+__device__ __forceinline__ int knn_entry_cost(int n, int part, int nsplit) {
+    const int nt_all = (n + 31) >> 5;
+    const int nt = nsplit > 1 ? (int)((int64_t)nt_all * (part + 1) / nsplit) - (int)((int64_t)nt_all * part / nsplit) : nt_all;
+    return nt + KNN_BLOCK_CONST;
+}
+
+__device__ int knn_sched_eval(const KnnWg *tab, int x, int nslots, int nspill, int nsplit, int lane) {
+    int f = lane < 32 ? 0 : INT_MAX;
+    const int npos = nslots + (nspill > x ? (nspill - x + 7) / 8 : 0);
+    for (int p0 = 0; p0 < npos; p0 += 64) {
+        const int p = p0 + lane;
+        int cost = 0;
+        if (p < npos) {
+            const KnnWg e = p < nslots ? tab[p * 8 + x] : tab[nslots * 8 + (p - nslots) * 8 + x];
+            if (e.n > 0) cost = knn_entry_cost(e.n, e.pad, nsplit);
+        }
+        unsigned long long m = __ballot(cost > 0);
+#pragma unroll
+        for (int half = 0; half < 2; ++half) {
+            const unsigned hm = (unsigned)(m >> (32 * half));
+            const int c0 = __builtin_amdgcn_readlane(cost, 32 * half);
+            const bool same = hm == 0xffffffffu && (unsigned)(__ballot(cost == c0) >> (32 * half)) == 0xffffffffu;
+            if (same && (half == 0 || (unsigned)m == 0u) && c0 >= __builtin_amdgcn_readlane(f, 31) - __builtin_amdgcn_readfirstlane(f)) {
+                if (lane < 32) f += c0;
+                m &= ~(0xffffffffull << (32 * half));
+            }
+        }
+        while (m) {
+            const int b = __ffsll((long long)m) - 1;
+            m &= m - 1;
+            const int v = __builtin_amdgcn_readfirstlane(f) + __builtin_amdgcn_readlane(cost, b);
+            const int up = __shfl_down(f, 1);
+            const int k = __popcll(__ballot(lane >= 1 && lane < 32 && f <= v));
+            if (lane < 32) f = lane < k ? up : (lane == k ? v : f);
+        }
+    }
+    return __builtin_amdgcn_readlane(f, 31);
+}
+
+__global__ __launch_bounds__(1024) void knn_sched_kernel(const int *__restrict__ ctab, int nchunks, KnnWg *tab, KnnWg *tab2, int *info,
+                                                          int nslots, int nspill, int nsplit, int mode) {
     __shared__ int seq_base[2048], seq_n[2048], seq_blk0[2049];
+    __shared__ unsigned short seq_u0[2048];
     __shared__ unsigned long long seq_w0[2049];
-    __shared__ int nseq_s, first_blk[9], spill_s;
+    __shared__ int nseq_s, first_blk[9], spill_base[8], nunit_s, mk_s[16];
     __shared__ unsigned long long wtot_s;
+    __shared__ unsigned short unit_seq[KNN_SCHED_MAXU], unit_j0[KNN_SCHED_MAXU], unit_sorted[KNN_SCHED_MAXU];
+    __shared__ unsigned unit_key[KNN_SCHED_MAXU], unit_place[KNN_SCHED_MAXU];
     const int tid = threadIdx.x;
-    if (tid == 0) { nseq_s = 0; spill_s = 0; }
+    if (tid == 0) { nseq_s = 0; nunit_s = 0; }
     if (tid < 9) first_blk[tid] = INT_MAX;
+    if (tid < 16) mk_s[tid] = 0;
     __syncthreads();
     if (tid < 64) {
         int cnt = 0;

* **THE PROBLEM**: From the top of the material above, please transcribe each line exactly. Include the line with "lane < 32 && f <= v));" and end there.

* **EXPECTED OUTPUT**:
+__device__ __forceinline__ int knn_entry_cost(int n, int part, int nsplit) {
+    const int nt_all = (n + 31) >> 5;
+    const int nt = nsplit > 1 ? (int)((int64_t)nt_all * (part + 1) / nsplit) - (int)((int64_t)nt_all * part / nsplit) : nt_all;
+    return nt + KNN_BLOCK_CONST;
+}
+
+__device__ int knn_sched_eval(const KnnWg *tab, int x, int nslots, int nspill, int nsplit, int lane) {
+    int f = lane < 32 ? 0 : INT_MAX;
+    const int npos = nslots + (nspill > x ? (nspill - x + 7) / 8 : 0);
+    for (int p0 = 0; p0 < npos; p0 += 64) {
+        const int p = p0 + lane;
+        int cost = 0;
+        if (p < npos) {
+            const KnnWg e = p < nslots ? tab[p * 8 + x] : tab[nslots * 8 + (p - nslots) * 8 + x];
+            if (e.n > 0) cost = knn_entry_cost(e.n, e.pad, nsplit);
+        }
+        unsigned long long m = __ballot(cost > 0);
+#pragma unroll
+        for (int half = 0; half < 2; ++half) {
+            const unsigned hm = (unsigned)(m >> (32 * half));
+            const int c0 = __builtin_amdgcn_readlane(cost, 32 * half);
+            const bool same = hm == 0xffffffffu && (unsigned)(__ballot(cost == c0) >> (32 * half)) == 0xffffffffu;
+            if (same && (half == 0 || (unsigned)m == 0u) && c0 >= __builtin_amdgcn_readlane(f, 31) - __builtin_amdgcn_readfirstlane(f)) {
+                if (lane < 32) f += c0;
+                m &= ~(0xffffffffull << (32 * half));
+            }
+        }
+        while (m) {
+            const int b = __ffsll((long long)m) - 1;
+            m &= m - 1;
+            const int v = __builtin_amdgcn_readfirstlane(f) + __builtin_amdgcn_readlane(cost, b);
+            const int up = __shfl_down(f, 1);
+            const int k = __popcll(__ballot(lane >= 1 && lane < 32 && f <= v));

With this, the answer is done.